Some of you will have seen my post on Mathoverflow (https://mathoverflow.net/q/311159) where I described some tasks that I would like to see formalised for expository purposes, with extensive annotation. I have carried out two of the tasks, and attempted to write useful annotations, as shown on these pages:

http://neil-strickland.staff.shef.ac.uk/dagstuhl/Systems/Lean_mathlib/Tasks/primes/ (infinitely many primes)
http://neil-strickland.staff.shef.ac.uk/dagstuhl/Systems/Lean_mathlib/Tasks/nilpotents/ (the ideal of nilpotents)

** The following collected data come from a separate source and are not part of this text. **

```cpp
template <int... Ns, class F>
static inline int dispatch_n(int n, NList<Ns...>, F &&f) {
    int rc = CAVOID_EUNSUPPORTED;
    (void)((n == Ns ? (rc = f(std::integral_constant<int, Ns>{}), true) : false) || ...);
    return rc;
}

template <class K, class... Args>
static inline void launch_kernel(K kernel, dim3 grid, dim3 block, size_t lds, hipStream_t s, hipEvent_t ev_start, hipEvent_t ev_stop,
                                 const Args &...args) {
    if (ev_start || ev_stop) hipExtLaunchKernelGGL(kernel, grid, block, lds, s, ev_start, ev_stop, 0, args...);
    else hipLaunchKernelGGL(kernel, grid, block, lds, s, args...);
}

#ifdef CAVOID_TRACE
static inline int set_trace(unsigned long long *dev_ptr) {
    HIP_TRY(hipMemcpyToSymbol(HIP_SYMBOL(g_trace), &dev_ptr, sizeof(dev_ptr)));
    return CAVOID_OK;
}
#endif

static inline int note_form(cavoid_env *e, int rc, int form, int relay_consumers = 0) {
    if (rc == CAVOID_OK) {
        e->last_form = form;
        e->last_relay_consumers = relay_consumers;
    }
    return rc;
}

template <int MODE, bool RVO = false>
static inline int launch_on(cavoid_env *e, const KCfg &k, const KState &st, int grid_x, const KIO &io, hipStream_t s,
                     hipEvent_t ev_start, hipEvent_t ev_stop) {
    const dim3 grid(grid_x), block(64 * e->waves_per_block);
    const int row = io.obs ? io.obs_stride : k.width;
    int tile = (k.tile_rows * row + 3) & ~3;
    if (tile < k.park_floats) tile = k.park_floats;
    const size_t lds = (size_t)(lds_floats_block() + e->waves_per_block * (lds_floats_fixed(e->cfg.max_agents) + k.rvo_lds_floats + tile)) * sizeof(float);
    const int rc = dispatch_n(e->cfg.max_agents, EnvNs{}, [&](auto n) -> int {
        launch_kernel(env_kernel<decltype(n)::value, MODE, RVO>, grid, block, lds, s, ev_start, ev_stop, k, st, e->pool, io);
// ... 57 lines not shown
```

### rl_collision_avoidance_amd/csrc/cavoid_relay.hpp

```cpp
#pragma once
#include <cstddef>
#include <type_traits>

#include "cavoid_kernels.hpp"

namespace cavoid {

constexpr int kRelayMaxAgents = 6;
template <int N>
__host__ __device__ constexpr int relay_ring() { return N <= 5 ? 8 : 4; }
constexpr size_t kRelayLdsLimit = 80 * 1024;
constexpr int kRelayActRing = 64;
constexpr int kRelayActAhead = 48;
constexpr int kRelayEvq = 8;
constexpr int kRelayTopupMaxN = 5;

struct RelaySeq {
    int spec;
    int stage;
    int res;
    int fin;
    int act;
    int ev;
    int nxt;
// ... 217 lines not shown
template <int N, bool SW>
__device__ __forceinline__ void relay_pair_part(const KCfg &c, const Agent &a, const Ego &e, const bool present, const ArrayStage<N> &st, const int pw,
                                                const int lane, RelayCoop<N> &co, float (&gapf)[Others<N>::K], float (&feat)[Others<N>::K][kFeat]) {
    const double ri = (double)a.radius;
#pragma unroll
    for (int o = 0; o < N - 1; ++o) {
        if (o % kRelayCoopWaves != pw) continue;
        const OtherState q = st.other(o);
        const float rjf = q.r;
        const double rx = q.px - a.px, ry = q.py - a.py;
#if defined(CAVOID_DEV_ULP_FAULT) && CAVOID_DEV_ULP_FAULT == 1
        const double d = sqrt_dist2((double)((float)rx * (float)rx) + ry * ry);
#else
        const double d = sqrt_dist2(rx * rx + ry * ry);
#endif
        const bool other = present && (rjf >= 0.0f);
        const bool seen = other && !(d > c.horizon);
        const double gap_o = d - ri - (double)rjf;
#if defined(CAVOID_DEV_ULP_FAULT) && CAVOID_DEV_ULP_FAULT == 3
        uint32_t hi = kKeyBias - (uint32_t)(int)rintf((float)gap_o * 100.0f);
#else
        uint32_t hi = kKeyBias - (uint32_t)(int)rint(gap_o * 100.0);
#endif
        uint32_t lo = orderable((float)(ry * e.tx - rx * e.ty));
        if (SW) {
            if (c.switches & kSwIndexTie) lo = (uint32_t)other_index(st.i, o, N);
            if (c.switches & kSwExactGap) { lo = 0u; hi = 0x7FFFFFFEu - (orderable((float)gap_o) >> 1); }
        }
        hi = seen ? hi : kKeySentinel + (uint32_t)o;
        co.key[o][lane] = ((uint64_t)hi << 32) | lo;
        co.bits[o][lane] = seen ? 2u : 0u;
        gapf[o] = (float)gap_o;
        neighbour_features(e, (float)e.prll_x, (float)e.prll_y, rx, ry, q, feat[o]);
    }
}
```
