template <typename T, int KS, int RB, int WM, int WP, bool ONEK>
__global__ void __launch_bounds__(64 * WM * WP, 2) conv_igemm_kernel(const T* __restrict__ x, const T* __restrict__ wimg,
                                                                     T* __restrict__ y, int Cx, int M, int H, int W,
                                                                     int tiles_x, int nkc, int nrb, CvEpi epi) {
    constexpr int THREADS = 64 * WM * WP;
    constexpr int PAD = KS / 2;
    constexpr int TH = 2 * WP;
    constexpr int RH = TH + KS - 1;
    constexpr int RW = CV_TW + KS - 1;
    constexpr int NIT = 2 * KS;
    __shared__ __attribute__((aligned(16))) char Xt[RH * CV_RP * 64];

    const int tile = blockIdx.x;
    const int ty0 = (tile / tiles_x) * TH, tx0 = (tile % tiles_x) * CV_TW;
    const int n = blockIdx.y, slab = blockIdx.z;
    const int tid = threadIdx.x;
    const int lane = lane_id();
    const int wave = __builtin_amdgcn_readfirstlane((int)(threadIdx.x >> 6));
    const int wm = wave % WM, wp = wave / WM;
    const int c = lane & 31, h = lane >> 5;
    const int prow = 2 * wp + (c >> 4), pcol = 4 * (c & 15);
    const int grb0 = (slab * WM + wm) * RB;

    const int P0 = prow * CV_RP + (c & 15);
    int bbase[2][4][2];
#pragma unroll
    for (int cs = 0; cs < 2; ++cs)
#pragma unroll
        for (int m = 0; m < 4; ++m)
#pragma unroll
            for (int ks = 0; ks < 2; ++ks) {
                const int key = (((P0 >> 2) & 3) + m + (cs && (c & 3) == 3 ? 1 : 0)) & 3;
                bbase[cs][m][ks] = P0 * 64 + (((2 * ks + h) ^ key) << 4);
            }
    auto read_b = [&](int ty, int u, int ks) -> cv_s16x8 {
        const int D = ty * CV_RP + (u & 3) * CV_SEG + (u >> 2);
        return *reinterpret_cast<const cv_s16x8*>(Xt + bbase[u >> 2][(D >> 2) & 3][ks] + D * 64);
    };

    cv_f32x16 acc[RB][4];
#pragma unroll
    for (int rb = 0; rb < RB; ++rb)
#pragma unroll
        for (int t = 0; t < 4; ++t)
#pragma unroll
            for (int i = 0; i < 16; ++i) acc[rb][t][i] = 0.f;

    const T* xn = x + (long long)n * Cx * H * W;
    const uint4* wbase = reinterpret_cast<const uint4*>(wimg);
    for (int kc = 0; kc < nkc; ++kc) {
        cv_s16x8 A[KS][RB];
        const long long it_stride = (long long)KS * nrb * 64;
        const uint4* wk = wbase + (long long)kc * NIT * it_stride + (long long)grb0 * 64;
#pragma unroll
        for (int tx = 0; tx < KS; ++tx)
#pragma unroll
            for (int rb = 0; rb < RB; ++rb)
                A[tx][rb] = __builtin_bit_cast(cv_s16x8, (wk + ((long long)tx * nrb + rb) * 64)[lane]);

        cv_lds_barrier();
        constexpr int NRUN = (CV_TW + 16) / 8;
        constexpr int NTASK = 4 * RH * NRUN;
#pragma unroll 1
        for (int q = tid; q < NTASK; q += THREADS) {
            const int run = q % NRUN;
            const int r = (q / NRUN) % RH;
            const int g = q / (NRUN * RH);
            const int gy = ty0 - PAD + r;
            const int gx = tx0 - 8 + 8 * run;
            const bool inb = gy >= 0 && gy < H && gx >= 0 && gx < W;
            const int cbase = CV_KC * kc + 8 * g;
            uint4 v[8];
#pragma unroll
            for (int i = 0; i < 8; ++i) {
                v[i] = make_uint4(0, 0, 0, 0);
                if (inb && cbase + i < Cx)
                    v[i] = *reinterpret_cast<const uint4*>(xn + ((long long)(cbase + i) * H + gy) * W + gx);
            }
#pragma unroll
            for (int k = 0; k < 4; ++k) {
                uint32_t lo[4], hi[4];
#pragma unroll
                for (int m = 0; m < 4; ++m) {
                    const uint32_t a = k == 0 ? v[2 * m].x : k == 1 ? v[2 * m].y : k == 2 ? v[2 * m].z : v[2 * m].w;
                    const uint32_t b = k == 0 ? v[2 * m + 1].x : k == 1 ? v[2 * m + 1].y : k == 2 ? v[2 * m + 1].z
                                                                                                  : v[2 * m + 1].w;
                    lo[m] = __builtin_amdgcn_perm(b, a, 0x05040100u);
                    hi[m] = __builtin_amdgcn_perm(b, a, 0x07060302u);
                }
                const int tc0 = 8 * run - 8 + PAD + 2 * k;
                if (tc0 >= 0 && tc0 < RW)
                    *reinterpret_cast<uint4*>(Xt + cv_rec(cv_pos(r, tc0), g)) = make_uint4(lo[0], lo[1], lo[2], lo[3]);
                if (tc0 + 1 >= 0 && tc0 + 1 < RW)
                    *reinterpret_cast<uint4*>(Xt + cv_rec(cv_pos(r, tc0 + 1), g)) = make_uint4(hi[0], hi[1], hi[2], hi[3]);
            }
        }
        cv_lds_barrier();

        constexpr int STEP = ONEK ? 2 : 1;
#pragma unroll
        for (int it = 0; it < NIT; it += STEP) {
            const int ty = it >> 1, ks = it & 1;
            cv_s16x8 B[8];
#pragma unroll
            for (int u = 0; u < KS + 3; ++u) B[u] = read_b(ty, u, ks);
#pragma unroll
            for (int tx = 0; tx < KS; ++tx) {
#pragma unroll
                for (int rb = 0; rb < RB; ++rb)
#pragma unroll
                    for (int t = 0; t < 4; ++t) acc[rb][t] = CvMma<T>::run(A[tx][rb], B[t + tx], acc[rb][t]);
                __builtin_amdgcn_sched_barrier(0);
                if (it + STEP < NIT) {
#pragma unroll
                    for (int rb = 0; rb < RB; ++rb)
                        A[tx][rb] = __builtin_bit_cast(
                            cv_s16x8, (wk + (it + STEP) * it_stride + ((long long)tx * nrb + rb) * 64)[lane]);
                }
                __builtin_amdgcn_sched_barrier(0);
            }
        }
    }
    const int oy = ty0 + prow, ox = tx0 + pcol;
    if (epi.ss != nullptr) {
        if (oy >= H || ox >= W) return;
#pragma unroll
        for (int rb = 0; rb < RB; ++rb) {
            const int mb = (grb0 + rb) * 32 + 4 * h;
#pragma unroll
            for (int q = 0; q < 4; ++q) {
                float v[4][4];
#pragma unroll
                for (int j = 0; j < 4; ++j) {
                    const int m = mb + 8 * q + j;
                    const int mc = m < M ? m : M - 1;
                    const float sc = epi.ss[mc], sh = epi.ss[M + mc];
#pragma unroll
                    for (int t = 0; t < 4; ++t) {
                        float r = fmaf(acc[rb][t][4 * q + j], sc, sh);
                        if (epi.act == 1) r = fminf(fmaxf(r, 0.f), 6.f);
                        v[j][t] = r;
                    }
                }
                if (epi.act == 2) {
                    const int m0 = mb + 8 * q;
                    if (m0 < M) {
                        T* dst = y + (((long long)n * (M >> 2) + (m0 >> 2)) * (2 * H) + 2 * oy) * (2 * W) + 2 * ox;
#pragma unroll
                        for (int dy = 0; dy < 2; ++dy)
                            *reinterpret_cast<uint4*>(dst + (long long)dy * (2 * W)) =
                                make_uint4(pack2<T>(v[2 * dy][0], v[2 * dy + 1][0]), pack2<T>(v[2 * dy][1], v[2 * dy + 1][1]),
                                           pack2<T>(v[2 * dy][2], v[2 * dy + 1][2]), pack2<T>(v[2 * dy][3], v[2 * dy + 1][3]));
                    }
                } else {
#pragma unroll
                    for (int j = 0; j < 4; ++j) {
                        const int m = mb + 8 * q + j;
                        if (m < M)
                            *reinterpret_cast<uint2*>(y + (((long long)n * M + m) * H + oy) * W + ox) =
                                make_uint2(pack2<T>(v[j][0], v[j][1]), pack2<T>(v[j][2], v[j][3]));
                    }
                }
            }
        }
        return;
    }
    const bool inside = oy < H && ox < W;
    if (inside) {
#pragma unroll
        for (int rb = 0; rb < RB; ++rb) {
#pragma unroll
            for (int reg = 0; reg < 16; ++reg) {
                const int m = (grb0 + rb) * 32 + (reg & 3) + 8 * (reg >> 2) + 4 * h;
                if (m < M) {
                    T* dst = y + (((long long)n * M + m) * H + oy) * W + ox;
                    *reinterpret_cast<uint2*>(dst) = make_uint2(pack2<T>(acc[rb][0][reg], acc[rb][1][reg]),
                                                                pack2<T>(acc[rb][2][reg], acc[rb][3][reg]));
                }
            }
        }
    }
    if (epi.stat != nullptr) {
        const int unit = (n * (int)gridDim.x + tile) * WP + wp;
#pragma unroll
        for (int rb = 0; rb < RB; ++rb) {
            float sv[16], qv[16];
#pragma unroll
            for (int reg = 0; reg < 16; ++reg) {
                float ss = 0.f, qq = 0.f;
#pragma unroll
                for (int t = 0; t < 4; ++t) {
                    const float v = inside ? to_float(from_float<T>(acc[rb][t][reg])) : 0.f;
                    ss += v;
                    qq = fmaf(v, v, qq);
                }
                sv[reg] = ss;
                qv[reg] = qq;
            }
            half_wave_row_sums(sv, qv, c);
            const int rho = half_wave_row_reg(c);
            const int m = (grb0 + rb) * 32 + (rho & 3) + 8 * (rho >> 2) + 4 * h;
            if ((c & 1) == 0 && m < M) epi.stat[(long long)m * epi.P + unit] = make_float2(sv[0], qv[0]);
        }
    }
}

struct CvPlan {
    bool ok;
    int cfg;
    int rows, th, threads, nslab, nrb, nkc, M, Kdim;
    size_t img_bytes;
};

static CvPlan cv_plan(int64_t Cin, int64_t Cout, int K, int dgrad, int64_t N = 0, int64_t H = 0, int64_t W = 0) {
    CvPlan p{};
    p.M = (int)(dgrad ? Cin : Cout);
    p.Kdim = (int)(dgrad ? Cout : Cin);
    p.ok = (K == 3 || K == 5) && p.M > 0 && p.Kdim > 0;
    p.cfg = p.M > 128 ? 0 : (p.M > 64 ? 1 : (p.M > 32 ? 2 : 3));
    if (p.cfg == 2 && N > 0 && N * cdiv(H, 8) * cdiv(W, CV_TW) < 512) p.cfg = 4;
    p.rows = p.cfg == 0 ? 256 : (p.cfg == 1 ? 128 : (p.cfg == 3 ? 32 : 64));
    p.th = p.cfg == 0 ? 2 : ((p.cfg == 1 || p.cfg == 4) ? 4 : 8);
    p.threads = 256;
    p.nslab = (int)cdiv(p.M, p.rows);
    p.nrb = p.nslab * (p.rows / 32);
    p.nkc = (int)cdiv(p.Kdim, CV_KC);
    p.img_bytes = (size_t)p.nkc * K * 2 * K * p.nrb * 1024;
    return p;
}

template <typename T>
static int launch_conv_prep(const char* name, const float* w, int64_t Cin, int64_t Cout, int K, int dgrad, void* ws, CvBn bn,
                            hipStream_t st) {
    const CvPlan p = cv_plan(Cin, Cout, K, dgrad);
    const long long total = (long long)(p.img_bytes / 2);
    OFASR_LAUNCH((conv_prep_kernel<T>), dim3((unsigned)cdiv(total, 256)), dim3(256), 0, st, w, (T*)ws, (int)Cin, K,
                       dgrad, p.M, p.Kdim, p.nrb, total, bn);
    return check_launch(name);
}

template <typename T>
static int launch_conv_run(const char* name, const void* x, const void* ws, void* y, int64_t N, int64_t Cin, int64_t Cout,
                           int64_t H, int64_t W, int K, int dgrad, CvEpi epi, hipStream_t st) {
    const CvPlan p = cv_plan(Cin, Cout, K, dgrad, N, H, W);
    const int tiles_x = (int)cdiv(W, CV_TW), tiles_y = (int)cdiv(H, p.th);
    dim3 grid((unsigned)(tiles_x * tiles_y), (unsigned)N, (unsigned)p.nslab);
    prof_note((double)sizeof(T) * (double)N * (double)H * (double)W * (double)(Cin + Cout),
              2.0 * (double)N * (double)H * (double)W * (double)Cin * (double)Cout * K * K);
#define OFASR_CV(KS, RB, WM, WP, ONEK)                                                                                  \
    OFASR_LAUNCH((conv_igemm_kernel<T, KS, RB, WM, WP, ONEK>), grid, dim3(64 * WM * WP), 0, st, (const T*)x,         \
                       (const T*)ws, (T*)y, p.Kdim, p.M, (int)H, (int)W, tiles_x, p.nkc, p.nrb, epi)
#define OFASR_CVK(KS, ONEK)                                                                                         \
    switch (p.cfg) {                                                                                                \
        case 0: OFASR_CV(KS, 2, 4, 1, ONEK); break;                                                                 \
        case 1: OFASR_CV(KS, 2, 2, 2, ONEK); break;                                                                 \
        case 2: OFASR_CV(KS, 2, 1, 4, ONEK); break;                                                                 \
        case 4: OFASR_CV(KS, 1, 2, 2, ONEK); break;                                                                 \
        default: OFASR_CV(KS, 1, 1, 4, ONEK); break;                                                                \
    }
    const bool onek = p.Kdim <= 16;
    if (K == 5) {
        if (onek) { OFASR_CVK(5, true) } else { OFASR_CVK(5, false) }
    } else {
        if (onek) { OFASR_CVK(3, true) } else { OFASR_CVK(3, false) }
    }
#undef OFASR_CVK
#undef OFASR_CV
    return check_launch(name);
}

template <typename T>
static int launch_conv2d(const char* name, const void* x, const float* w, void* y, int64_t N, int64_t Cin, int64_t Cout,
                         int64_t H, int64_t W, int K, int dgrad, void* ws, hipStream_t st, StatOut so = StatOut{nullptr, 0}) {
    int rc = launch_conv_prep<T>(name, w, Cin, Cout, K, dgrad, ws, CvBn{}, st);
    if (rc) return rc;
    return launch_conv_run<T>(name, x, ws, y, N, Cin, Cout, H, W, K, dgrad, CvEpi{nullptr, 0, so.partial, so.P}, st);
}

typedef __attribute__((ext_vector_type(4))) short cv_s16x4;
typedef __attribute__((address_space(3))) cv_s16x4 cv_lds_s16x4;

struct CvWgParams {
    int Cin, Cout, H, W, tiles_x, tiles_y, ntiles, ksplit, ncislab, nz;
};

template <int WCI> __device__ __forceinline__ int cvw_xoff(int R, int chunk) {
    if constexpr (WCI == 2) return R * 128 + ((((chunk >> 2) ^ ((R >> 1) & 1))) << 6) + ((chunk & 3) << 4);
    else return R * 64 + (chunk << 4);
}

These are part of a larger set of pages that are under construction. I would be interested to hear comments.
My annotations include a number of confessions of confusion or ignorance, and I would be happy for
people to enlighten me. There are doubtless other misunderstandings as well that I have not flagged.

Note that these formalisations are designed to optimise comprehensibility for users who know a lot
of mathematics but are new to proof assistants; I am not aiming for efficiency, or for consistency
with standard Lean style in cases where that conflicts with comprehensibility.

Johan Commelin (Oct 17 2018 at 10:48):

@Neil Strickland Cool display mode! In the past there has been discussion here on Zulip on how to generate html docs. This looks really nice. I suppose you could steel a syntax highlighter from somewhere (maybe VScode?) and use that as well.

Johan Commelin (Oct 17 2018 at 10:52):

Also, if you don't care about Lean/mathlib style guides, I would suggest calling the type underlying your comm_ring just R instead of α.

Johan Commelin (Oct 17 2018 at 10:56):

You write

(There is no obvious way to supply an alternative name; Lean rejects variable [R : comm_ring α], for reasons that are not clear to me.)

That is very weird, because Scott is doing this all the time in his category libs. Do you get an actual error?
Maybe you should write include R afterwards. That will include the instance in all your local contexts. Does that help?

Johan Commelin (Oct 17 2018 at 11:00):

You also write

The resulting heuristics are often effective, but it is also fairly common for the simplifier to apply rules in a way that is unhelpful. In those cases one can instead use the rewrite tactic (which can be abbreviated as rw) to give finer control over what rules are applied in what order.

You might want to mention simp only and simp [-rule] that can be used to avoid bad simplification steps.

Johan Commelin (Oct 17 2018 at 11:01):

By the way, I must say that I really like these files! You wrote really extensive comments. Thanks a lot!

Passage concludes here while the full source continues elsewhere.